TASK INSTRUCTIONS:
Copy whichever lines of the data hold the word "widths".

*** Opening EXTRACTED ENTRIES ***

const PlanKnobs& plan_knobs()
{
    static const PlanKnobs kn = [] {
        PlanKnobs k{};
        k.no_reg = getenv("POISMF_HIP_NO_REGTILE") != nullptr;
        k.no_team = getenv("POISMF_HIP_NO_TEAM") != nullptr; k.static_rows = getenv("POISMF_HIP_STATIC_ROWS") != nullptr;
        k.no_lane = getenv("POISMF_HIP_NO_LANE") != nullptr; k.no_lane_teams = getenv("POISMF_HIP_NO_LANE_TEAMS") != nullptr;
        k.no_giant_teams = getenv("POISMF_HIP_NO_GIANT_TEAMS") != nullptr; k.no_fork = getenv("POISMF_HIP_NO_FORK") != nullptr;
// ... 66 lines not shown
    const bool no_long = kn.longrow_nnz >= 0x40000000u;
    for (const Bin& b : bins) {
        TileGeom g = plan_geom(c.k, b.cls, c.single_pass, pm == POISMF_CG && c.limit_step);
        if (c.single_pass) { g.resident = 0; g.prefetch = prefetch_enabled() ? 1 : 0; }
        if (lane_ok) {
            LaneShape ls = lane_shape_for(b.cls, g.s_load, pm);
            if (ls.waves > 0 && g_lane_full_width.load(std::memory_order_relaxed) == 0) ls.ku = lane_used_width(c.k, g.s_load, pm, ls);
            int lane_team = 0;
            if (ls.waves == 0 && sizeof(real_t) == 8 && g.s_load == 50 && pm == POISMF_TNCG && !kn.no_lane_teams && !no_team && !kn.static_rows &&
                b.cls > 384 && b.cls <= LONG_ROW_NNZ) {
                const int m = (int)((b.cls + 383u) / 384u);
                if (m >= 2 && c.num_cu >= 2 * m) { ls = LaneShape{ 1, 0, 0, 4, 0, 32 }; lane_team = m; }
            }
            if (ls.waves > 0) {
                place(b, lane_team ? Engine::LaneTeam : Engine::Lane, g, ls.waves, 0, lane_team, ls,
                      [&](const PlannedLaunch& P) { return P.team == lane_team && P.lane == ls; });
                continue;
            }
        }
        if (reg_ok && b.cls <= reg_max) {
            const int S = reg_steps_for(ride ? b.max_nnz : b.cls);
            place(b, Engine::Reg, g, 1, S, 0, LaneShape{},
                  [&](const PlannedLaunch& P) { return P.reg_S >= S && (P.reg_S == S || (ride && b.count < 4096u)); });
            continue;
        }
        if (regw_ok && b.cls <= regw_nnz_max(pm)) {
            const int nw = regw_waves_for(b.cls, pm);
            const int S = regw_steps_for(ride ? b.max_nnz : b.cls, nw);
            place(b, Engine::RegW, g, nw, S, 0, LaneShape{},
                  [&](const PlannedLaunch& P) { return P.nw == nw && P.reg_S >= S && (P.reg_S == S || (ride && b.count < 2048u)); });
            continue;
        }
        if (team_ok) {
            const TeamShape ts = team_shape_for(b.cls);
            if (ts.members > 0) {
                place(b, Engine::RegTeam, g, TEAM_NW, ts.steps, ts.members, LaneShape{},
                      [&](const PlannedLaunch& P) { return P.team == ts.members && P.reg_S == ts.steps; });
                continue;
            }
        }
        const unsigned long_thr_here = (pm == POISMF_TNCG && !g.resident && !kn.longrow_set) ? 0u : kn.longrow_nnz;
        const TileGeom gl = long_geom(g);
        const bool long_fits = lds_bytes_per_block(gl, sizeof(real_t), LONG_NW) <= LDS_PER_CU;
        if (!no_long && long_fits && b.cls > long_thr_here) {
            const bool giant = !kn.no_giant_teams && !no_team && !kn.static_rows && pm == POISMF_TNCG && b.cls > kn.giant_nnz && c.num_cu >= 2 * GT_M;
            place(b, giant ? Engine::Giant : Engine::LdsLong, gl, LONG_NW, 0, giant ? GT_M : 0, LaneShape{}, [](const PlannedLaunch&) { return true; });
// ... 12 lines not shown
{
    const char* m = method == POISMF_PG ? "pg" : method == POISMF_EVAL ? "eval" : method == POISMF_CG ? "cg" : "tncg";
    const char* t = sizeof(real_t) == 4 ? "float" : "double";
    const LaneShape& l = L.lane;
    char txt[160] = "";
    switch (L.engine) {
        case Engine::LaneTeam: snprintf(txt, sizeof txt, "half_sweep_lane_team_kernel<%s,%s,KS=%d,V=%d,L=0+%d,NW=%d,M=%d>", t, m, L.geom.s_load, l.lv, l.lp, L.nw, L.team); break;
        case Engine::Lane:
            snprintf(txt, sizeof txt, "half_sweep_lane_kernel<%s,%s,KS=%d,V=%d,A=%d,L=%d%s,NW=%d%s%s>", t, m, L.geom.s_load, l.lv, l.la, l.ll,
                     l.lp == 32 ? "+32" : l.lp ? "+16" : "", L.nw, l.small ? ",2/SIMD" : "", l.tx == 48 ? ",TX=48" : l.tx == 64 ? ",TX=64" : "");
            break;
        case Engine::Giant: snprintf(txt, sizeof txt, "half_sweep_giant_kernel<%s,%s,NW=%d,M=%d,streamed cap=%d>", t, m, L.nw, L.team, L.geom.cap); break;
        case Engine::RegTeam: snprintf(txt, sizeof txt, "half_sweep_team_kernel<%s,%s,S=%d,NW=%d,M=%d>", t, m, L.reg_S, L.nw, L.team); break;
        case Engine::Reg: snprintf(txt, sizeof txt, "half_sweep_reg_kernel<%s,%s,S=%d>", t, m, L.reg_S); break;
        case Engine::RegW: snprintf(txt, sizeof txt, "half_sweep_regw_kernel<%s,%s,S=%d,NW=%d>", t, m, L.reg_S, L.nw); break;
        case Engine::Lds:
        case Engine::LdsLong:
            snprintf(txt, sizeof txt, "half_sweep_kernel<%s,%s,NW=%d,%s cap=%d>", t, m, L.nw, L.geom.resident ? "resident" : "streamed", L.geom.cap);
            break;
    }
    return txt;
}

std::string plan_item(int method, const PlannedLaunch& L, bool widths)
{
    std::string name = launch_name(method, L);
    if (widths && L.engine == Engine::Lane && L.lane.ku > 0) name += "[KU=" + std::to_string(L.lane.ku) + "]";
    return name + " rows=" + std::to_string(L.count) + ";";
}

std::vector<std::vector<PlannedLaunch>> plan_call(const std::vector<Half::Segment>& segs, int seg, const PlanCtx& c)
{
    std::vector<std::vector<PlannedLaunch>> passes;
    for (size_t j = 0; j < segs.size(); j++)
        if (seg < 0 || (size_t)seg == j) passes.push_back(plan_half(segs[j].bins, c));
    if (passes.empty()) passes.emplace_back();
    return passes;
}

size_t copy_text(const std::string& t, char* buf, size_t cap)
{
    if (cap > 0) {
        const size_t n = std::min(cap - 1, t.size());
        memcpy(buf, t.data(), n);
        buf[n] = 0;
    }
    return t.size();
}

static size_t debug_plan_impl(const unsigned* row_nnz, size_t nrows, int nseg, int seg, size_t k, size_t dimF, int method, size_t maxupd,
                              real_t w_mult, int limit_step, int num_cu, char* buf, size_t cap, bool widths)
{
    std::string text;
    nseg = std::max(nseg, 1);
    if (k > 0 && slots_per_lane(k) != 0 && seg < nseg) {
        std::vector<unsigned> len(row_nnz, row_nnz + nrows);
        std::vector<Half::Segment> segs;
        for (int j = 0; j < nseg; j++) {
            const size_t lo = segment_cut(nrows, j, nseg), hi = segment_cut(nrows, j + 1, nseg);
            std::stable_sort(len.begin() + lo, len.begin() + hi, std::greater<unsigned>());
            segs.push_back({ (unsigned)lo, (unsigned)hi, bins_of(len.data(), lo, hi) });
        }
        const PlanCtx c = plan_ctx(k, dimF, method, maxupd, w_mult, limit_step != 0, false, num_cu);
        for (const auto& pass : plan_call(segs, seg, c))
            for (const PlannedLaunch& L : pass) text += plan_item(method, L, widths);
    }
    return copy_text(text, buf, cap);
}
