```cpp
__global__ __launch_bounds__(256) void zero_kernel(Batch<ZeroArgs> b) {
    const ZeroArgs &w = b.w[blockIdx.y];
    typedef unsigned u4 __attribute__((ext_vector_type(4)));
#pragma unroll
    for (int r = 0; r < 2; ++r) {
        const size_t n16 = w.bytes[r] >> 4;
        u4 *dst = static_cast<u4 *>(w.p[r]);
        for (size_t i = (size_t)blockIdx.x * blockDim.x + threadIdx.x; i < n16; i += (size_t)gridDim.x * blockDim.x) dst[i] = u4{0u, 0u, 0u, 0u};
        if (blockIdx.x == 0 && threadIdx.x < (w.bytes[r] & 15)) static_cast<char *>(w.p[r])[(n16 << 4) + threadIdx.x] = 0;
    }
}

__global__ __launch_bounds__(256) void copy_back_kernel(Batch<CopyArgs> b) {
    const CopyArgs &w = b.w[blockIdx.y];
    typedef unsigned u4 __attribute__((ext_vector_type(4)));
#pragma unroll
    for (int r = 0; r < 2; ++r) {
// ... 535 lines not shown
    REQUIRE(ctx, w->n_m <= w->cap_m && w->n_r <= w->cap_r && w->n_ua <= w->n_m && w->P <= (int64_t)sp.slots);
    out_counts[0] = w->n_m;
    out_counts[1] = w->n_r;
    out_counts[2] = w->n_ua;
    out_counts[3] = w->P;
    w->staged = (w->n_m && w->n_r) ? 2 : 1;
    return SAME_OK;
}

}

extern "C" {

int same_window_stage(same_window *const *windows, int n_windows, const same_section *mov, const same_section *ref, const double *boxes,
                      double radius, int k, double dist_ct_coeff, int64_t *out_counts) {
    same_ctx *ctx = nullptr;
    SAME_TRY(check_batch(windows, n_windows, &ctx));
    REQUIRE(ctx, mov && ref && boxes && out_counts && mov->ctx->device == ctx->device && ref->ctx->device == ctx->device);
    REQUIRE(ctx, mov->T == ref->T && mov->cost_f32 == ref->cost_f32 && k >= 1 && k <= SAME_MAX_KNN && radius >= 0.0);
    SAME_TRY(same_use(ctx));
    for (int i = 0; i < 4 * n_windows; ++i) out_counts[i] = 0;
    for (int i = 0; i < n_windows; ++i) windows[i]->staged = windows[i]->finished = windows[i]->filtered = windows[i]->dd_ok = 0;
    std::shared_ptr<same_knn_index> ix;
    SAME_TRY(knn_index_for(ctx, ref, radius, &ix));
    std::shared_lock<std::shared_mutex> grid_m(const_cast<same_section *>(mov)->grid_lock), grid_r;
    if (ref != mov) grid_r = std::shared_lock<std::shared_mutex>(const_cast<same_section *>(ref)->grid_lock);
    std::vector<StagePlan> plans((size_t)n_windows);
    int rc = SAME_OK;
    for (int i = 0; i < n_windows && rc == SAME_OK; ++i) rc = prepare_stage(windows[i], mov, ref, boxes + 4 * i, k, &plans[(size_t)i]);
    for (int g = 0; g < n_windows && rc == SAME_OK; g += SAME_LAUNCH_WINDOWS) {
// ... 11 lines not shown
            if (w->host_dev) {
                ca[q] = CopyArgs{{w->counts, nullptr}, {w->host_dev, nullptr}, {plans[(size_t)(g + q)].back_bytes, 0}};
                continue;
            }
            hipError_t e = hipMemcpyAsync(w->host, w->counts, plans[(size_t)(g + q)].back_bytes, hipMemcpyDeviceToHost, ctx->stream);
            ++ctx->stats[SAME_STAT_COPIES];
            if (e != hipSuccess) rc = same_fail(ctx, SAME_EIO, "stage copy back", e);
        }
        if (rc == SAME_OK) rc = launch_copy_back(ctx, ca, n_g);
    }
    if (rc != SAME_OK) {
        (void)hipStreamSynchronize(ctx->stream);
        for (int i = 0; i < n_windows; ++i) windows[i]->staged = 0;
        return rc;
    }
    SAME_WAIT(ctx);
    for (int i = 0; i < n_windows; ++i) SAME_TRY(collect_stage(windows[i], plans[(size_t)i], out_counts + 4 * i));
    return SAME_OK;
}

int same_window_fetch(same_window *w, int what, void *out, int64_t bytes) {
    if (!w) return SAME_EINVAL;
    same_ctx *ctx = w->ctx;
    REQUIRE(ctx, w->staged >= 1 && bytes >= 0 && (bytes == 0 || out));
    SAME_TRY(same_use(ctx));
    const char *h = static_cast<const char *>(w->host);
    const void *dev = nullptr;
    const void *host = nullptr;
    int64_t want = 0;
    const int64_t n_m = w->n_m, n_r = w->n_r, n_ua = w->n_ua, P = w->P, Tr = w->Tr;
    const bool full = w->staged == 2;
// ... 27 lines not shown
```

same_amd/delaunay.py:

```python
import os
import threading
from concurrent.futures import ThreadPoolExecutor

import numpy as np

from . import _lib, qhull_pool

GUARD = 16.0


def mode(optim_params=None):
    m = (optim_params or {}).get("hip_delaunay") or os.environ.get("SAME_DELAUNAY") or "qhull"
    m = str(m).lower()
    if m not in ("native", "device", "qhull"):
        raise ValueError(f"hip_delaunay / SAME_DELAUNAY must be 'native', 'device' or 'qhull', not {m!r}")
    return m


def device_filtered_triangles(points, radius, min_angle_deg, ctx=None, guard=GUARD, with_status=False):
    import ctypes

    from . import ops
    from .triangles import cos_threshold

    ctx = ops._ctx(ctx)
    pts = np.ascontiguousarray(points, dtype=np.float64).reshape(-1, 2)
    n = len(pts)
    angle_enabled, cos_thr = cos_threshold(min_angle_deg)
    out = np.empty((max(2 * n, 1), 3), np.int32)
    n_tris, status = ctypes.c_int64(0), ctypes.c_int(0)
    with ctx.lock:
        ctx.check(ctx.lib.same_delaunay_filtered(ctx.handle, pts.ctypes.data, n, float(abs(radius)), int(angle_enabled), float(cos_thr),
                                                 float(guard), out.ctypes.data, len(out), ctypes.byref(n_tris), ctypes.byref(status)),
                  "same_delaunay_filtered")
    tris = None if status.value else out[:n_tris.value].copy()
    return (tris, status.value) if with_status else tris


def native_simplices(points, guard=GUARD, with_margin=False):
    import ctypes

    lib = _lib.load()
    pts = np.ascontiguousarray(points, dtype=np.float64).reshape(-1, 2)
    n = len(pts)
    out = np.empty((max(2 * n - 5, 1), 3), np.int32)
    n_tris, margin = ctypes.c_int64(0), ctypes.c_double(0.0)
    rc = lib.same_delaunay2d(pts.ctypes.data, n, out.ctypes.data, len(out), ctypes.byref(n_tris), float(guard), ctypes.byref(margin))
    if rc == _lib.SAME_EUNSURE:
        return (None, margin.value) if with_margin else None
    if rc != 0:
        raise _lib.SameHipError(rc, "same_delaunay2d")
    tris = out[:n_tris.value]
    return (tris, margin.value) if with_margin else tris


class Ticket:

    def __init__(self, owner, points, pending=None, simplices=None, native=False, key=None):
        self.owner, self.points, self.key = owner, points, key
        self._pending, self._simplices, self.native = pending, simplices, native
# ... 172 lines not shown
```

same_amd/windows.py:

```python
import os

import numpy as np

from . import ops
from .delaunay import QHULL, QhullTriangulator, Ticket


def window_grid(ref_xy, mov_xy, window_size, overlap):
    import warnings

    with warnings.catch_warnings():
        warnings.simplefilter("ignore", RuntimeWarning)
        x_min = min(np.nanmin(ref_xy[:, 0]), np.nanmin(mov_xy[:, 0]))
        x_max = max(np.nanmax(ref_xy[:, 0]), np.nanmax(mov_xy[:, 0]))
        y_min = min(np.nanmin(ref_xy[:, 1]), np.nanmin(mov_xy[:, 1]))
        y_max = max(np.nanmax(ref_xy[:, 1]), np.nanmax(mov_xy[:, 1]))
    step = window_size - overlap
    xs = list(range(int(x_min), int(x_max), step))
    ys = list(range(int(y_min), int(y_max), step))
    return xs, ys, (x_min, x_max, y_min, y_max)


def _candidate_boxes(xs, ys, ws):
    boxes = np.empty((len(xs), len(ys), 4, 4), np.float64)
# ... 625 lines not shown

def stage_windows(states, moving, ref, boxes, radius, knn, dist_ct_coeff):
    ctx, n = states[0].ctx, len(states)
    boxes = np.ascontiguousarray(boxes, dtype=np.float64).reshape(n, 4)
    counts = np.zeros((n, 4), np.int64)
    with ctx.lock:
        ctx.check(ctx.lib.same_window_stage(_handles(states), n, moving.handle, ref.handle, boxes.ctypes.data, float(radius), int(knn),
                                            float(dist_ct_coeff), counts.ctypes.data), "same_window_stage")
    for s, c in zip(states, counts.tolist()):
        s.counts, s.n_triangles = tuple(c), 0
    return [s.counts for s in states]


def filter_finish_windows(states, simplices, radius, angle_enabled, cos_thr, near_tol, ignore_same_type, no_match_penalty,
                          ensure_min_triangle_per_node=True, prefiltered=False):
    ctx, n = states[0].ctx, len(states)
    tris = [ops._tris(t) for t in simplices]
    offsets = np.zeros(n + 1, np.int64)
    np.cumsum([len(t) for t in tris], out=offsets[1:])
    flat = tris[0] if n == 1 else np.concatenate(tris)

    def call(match_row, flag, stats, counts):
        return ctx.lib.same_window_filter_finish(_handles(states), n, flat.ctypes.data, offsets.ctypes.data, int(bool(prefiltered)),
                                                 float(radius),
                                                 int(angle_enabled), float(cos_thr), float(near_tol), int(bool(ignore_same_type)),
                                                 int(bool(ensure_min_triangle_per_node)), float(no_match_penalty), match_row.ctypes.data,
                                                 flag.ctypes.data, stats.ctypes.data, counts.ctypes.data)

    return _filter_finish_results(states, call, "same_window_filter_finish")


def filter_finish_device_windows(states, radius, angle_enabled, cos_thr, near_tol, ignore_same_type, no_match_penalty,
                                 ensure_min_triangle_per_node=True):
    ctx, n = states[0].ctx, len(states)

    def call(match_row, flag, stats, counts):
        return ctx.lib.same_window_filter_finish_device(_handles(states), n, float(radius), int(angle_enabled), float(cos_thr),
                                                        float(near_tol), int(bool(ignore_same_type)), int(bool(ensure_min_triangle_per_node)),
# ... 220 lines not shown
```

Before: 612.6 billion.

## Pass per-window simplex pointers and read pinned triangles directly on device

The filter-finish path now receives an array of per-window triangle pointers instead of one concatenated host buffer. Triangulation output goes into page-locked blocks, so the filter kernel can read triangles through their device-mapped addresses and copy them into the device slot itself. Non-pinned windows are staged through a reused pinned host buffer. The host-side index range check is replaced by an in-kernel bad-index flag that is checked after the wait. Phase timing counters are added, which costs a few clock reads per call, and mapped host reads from the kernel may be slower than a bulk copy.

```diff
diff --git a/include/same_hip.h b/include/same_hip.h
--- a/include/same_hip.h
+++ b/include/same_hip.h
@@ -166,6 +166,7 @@
 int same_first_candidate_dev(same_ctx *ctx, const int32_t *didx, int64_t rows, int k, int32_t *dmatch);
 
 #define SAME_WINDOW_BATCH_MAX 64
+#define SAME_SIMPLICES_PER_WINDOW 2
 typedef struct same_section same_section;
 typedef struct same_window same_window;
 enum {
diff --git a/include/same_hip_diag.h b/include/same_hip_diag.h
--- a/include/same_hip_diag.h
+++ b/include/same_hip_diag.h
@@ -9,6 +9,11 @@
 
 enum { SAME_STAT_LAUNCHES = 0, SAME_STAT_FILLS = 1, SAME_STAT_COPIES = 2, SAME_STAT_WAITS = 3, SAME_STAT_GREEDY_READBACKS = 4, SAME_STAT_COUNT = 5 };
 int same_ctx_stat(same_ctx *ctx, int which, int64_t *out);
+
+enum { SAME_PHASE_FF_CALLS = 0, SAME_PHASE_FF_TOTAL = 1, SAME_PHASE_FF_CHECK = 2, SAME_PHASE_FF_PLAN = 3, SAME_PHASE_FF_UPLOAD = 4,
+       SAME_PHASE_FF_ENQUEUE = 5, SAME_PHASE_FF_WAIT = 6, SAME_PHASE_FF_READ = 7, SAME_PHASE_ST_CALLS = 8, SAME_PHASE_ST_TOTAL = 9,
+       SAME_PHASE_ST_WAIT = 10, SAME_PHASE_FF_STAGED = 11, SAME_PHASE_COUNT = 12 };
+int same_window_phase_ns(int64_t *out, int n, int reset);
 
 
 int same_timer_start(same_ctx *ctx);
diff --git a/same_amd/_lib.py b/same_amd/_lib.py
--- a/same_amd/_lib.py
+++ b/same_amd/_lib.py
@@ -34,6 +34,7 @@
     "same_ctx_info": [c_vp, ctypes.c_char_p, c_sz, ctypes.POINTER(c_int), ctypes.POINTER(c_i64)],
     "same_ctx_pci_bus_id": [c_vp, ctypes.c_char_p, c_sz],
     "same_ctx_stat": [c_vp, c_int, ctypes.POINTER(c_i64)],
+    "same_window_phase_ns": [ctypes.POINTER(c_i64), c_int, c_int],
     "same_dev_alloc": [c_vp, c_sz, ctypes.POINTER(c_vp)],
     "same_dev_free": [c_vp, c_vp],
     "same_dev_alloc_spread": [c_vp, c_sz, ctypes.POINTER(c_vp), ctypes.POINTER(c_i64)],
@@ -137,6 +138,7 @@
 
 
 SAME_EINVAL, SAME_ENOMEM, SAME_EIO, SAME_ENODEV, SAME_ERANGE, SAME_EUNSURE = -22, -12, -5, -19, -34, -11
+SAME_SIMPLICES_PER_WINDOW = 2
 SAME_DD_FEW_POINTS, SAME_DD_NO_ANGLE, SAME_DD_NONFINITE, SAME_DD_IN_DOUBT, SAME_DD_OVERFLOW = 1, 2, 4, 8, 16
 
 
diff --git a/same_amd/csrc/common.h b/same_amd/csrc/common.h
--- a/same_amd/csrc/common.h
+++ b/same_amd/csrc/common.h
@@ -38,6 +38,8 @@
     size_t slot_bytes[SL_COUNT] = {};
     void *pinned = nullptr;
     size_t pinned_bytes = 0;
+    void *tri_host = nullptr;
+    size_t tri_host_bytes = 0;
     std::string err;
     int cu_count = 0;
     ncclComm *comm = nullptr;
@@ -135,6 +137,10 @@
 
 static inline int64_t ceil_div(int64_t a, int64_t b) { return (a + b - 1) / b; }
 
+int64_t same_phase_add(int which, int64_t t0);
+int64_t same_phase_now();
+void same_phase_bump(int which);
+
 int check_index_range(same_ctx *ctx, const int32_t *idx, int64_t n, int64_t lo, int64_t hi, const char *what);
 
 int same_pair_rowmin_core(same_ctx *ctx, const int32_t *dpairs, const double *dcosts, int64_t P, int64_t n_m, double *dout);
diff --git a/same_amd/csrc/ctx.hip b/same_amd/csrc/ctx.hip
--- a/same_amd/csrc/ctx.hip
+++ b/same_amd/csrc/ctx.hip
@@ -1,4 +1,21 @@
 #include "common.h"
+
+#include <atomic>
+#include <chrono>
+
+namespace {
+std::atomic<int64_t> g_phase_ns[SAME_PHASE_COUNT];
+}
+
+int64_t same_phase_now() {
+    return std::chrono::duration_cast<std::chrono::nanoseconds>(std::chrono::steady_clock::now().time_since_epoch()).count();
+}
+int64_t same_phase_add(int which, int64_t t0) {
+    const int64_t t = same_phase_now();
+    g_phase_ns[which].fetch_add(t - t0, std::memory_order_relaxed);
+    return t;
+}
+void same_phase_bump(int which) { g_phase_ns[which].fetch_add(1, std::memory_order_relaxed); }
 
 extern "C" {
 
@@ -51,6 +68,7 @@
         if (ctx->slot[s]) (void)hipFree(ctx->slot[s]);
     for (auto &a : ctx->spread) same_spread_release(a);
     if (ctx->pinned) (void)hipHostFree(ctx->pinned);
+    if (ctx->tri_host) (void)hipHostFree(ctx->tri_host);
     if (ctx->ev0) (void)hipEventDestroy(ctx->ev0);
     if (ctx->ev1) (void)hipEventDestroy(ctx->ev1);
     if (ctx->ev_ready) (void)hipEventDestroy(ctx->ev_ready);
@@ -106,6 +124,14 @@
     return SAME_OK;
 }
 
+int same_window_phase_ns(int64_t *out, int n, int reset) {
+    if (!out || n < 0 || n > SAME_PHASE_COUNT) return SAME_EINVAL;
+    for (int q = 0; q < n; ++q) out[q] = g_phase_ns[q].load(std::memory_order_relaxed);
+    if (reset)
+        for (int q = 0; q < SAME_PHASE_COUNT; ++q) g_phase_ns[q].store(0, std::memory_order_relaxed);
+    return SAME_OK;
+}
+
 int same_dev_alloc(same_ctx *ctx, size_t bytes, void **out_dptr) {
     REQUIRE(ctx, ctx && out_dptr);
     SAME_TRY(same_use(ctx));
diff --git a/same_amd/csrc/window_finish.hip b/same_amd/csrc/window_finish.hip
--- a/same_amd/csrc/window_finish.hip
+++ b/same_amd/csrc/window_finish.hip
@@ -9,7 +9,8 @@
 
 struct FilterArgs {
     const double *xy;
-    const int32_t *raw;
+    const int32_t *src;
+    int32_t *raw;
     int64_t Tr, n;
     const int32_t *type_id;
     uint8_t *cls;
@@ -26,10 +27,25 @@
     const FilterArgs &w = b.w[blockIdx.y];
     if ((int64_t)blockIdx.x * blockDim.x >= w.Tr) return;
     const int64_t t = (int64_t)blockIdx.x * blockDim.x + threadIdx.x;
-    const int32_t *__restrict__ tris = w.raw, *__restrict__ type_id = w.type_id;
-    bool near = false;
+    const int32_t *tris = w.src, *__restrict__ type_id = w.type_id;
+    bool near = false, bad = false;
+    int32_t a = 0, bb = 0, d = 0;
     if (t < w.Tr) {
-        const int32_t a = tris[3 * t], bb = tris[3 * t + 1], d = tris[3 * t + 2];
+        a = tris[3 * t];
+        bb = tris[3 * t + 1];
+        d = tris[3 * t + 2];
+        if (tris != w.raw) {
+            w.raw[3 * t] = a;
+            w.raw[3 * t + 1] = bb;
+            w.raw[3 * t + 2] = d;
+        }
+        bad = a < 0 || a >= w.n || bb < 0 || bb >= w.n || d < 0 || d >= w.n;
+        if (bad) {
+            w.cls[t] = 1;
+            w.perim[t] = 0.0;
+        }
+    }
+    if (!bad && t < w.Tr) {
         const TriClass r = classify_triangle(ld2(w.xy, a), ld2(w.xy, bb), ld2(w.xy, d), radius, angle_enabled, cos_thr,
                                              type_id && type_id[a] == type_id[bb] && type_id[bb] == type_id[d]);
         w.cls[t] = r.cls;
@@ -44,8 +60,9 @@
             atomicMax(&w.best_p[a], key); atomicMax(&w.best_p[bb], key); atomicMax(&w.best_p[d], key);
         }
     }
-    const unsigned long long nb = __ballot(near);
+    const unsigned long long nb = __ballot(near), any_bad = __ballot(bad);
     if ((threadIdx.x & 63) == 0 && nb) atomicAdd(&w.counters[FC_NEAR], (unsigned long long)__builtin_popcountll(nb));
+    if ((threadIdx.x & 63) == 0 && any_bad) atomicOr(&w.counters[FC_BAD], 1ull);
 }
 __global__ __launch_bounds__(scan::NT) void filter_keep_kernel(Batch<FilterArgs> b) {
     __shared__ scan::Shared sh;
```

*** Closing EXTRACTED ENTRIES ***

RESPONSE:
std::string plan_item(int method, const PlannedLaunch& L, bool widths)
    if (widths && L.engine == Engine::Lane && L.lane.ku > 0) name += "[KU=" + std::to_string(L.lane.ku) + "]";
                              real_t w_mult, int limit_step, int num_cu, char* buf, size_t cap, bool widths)
            for (const PlannedLaunch& L : pass) text += plan_item(method, L, widths);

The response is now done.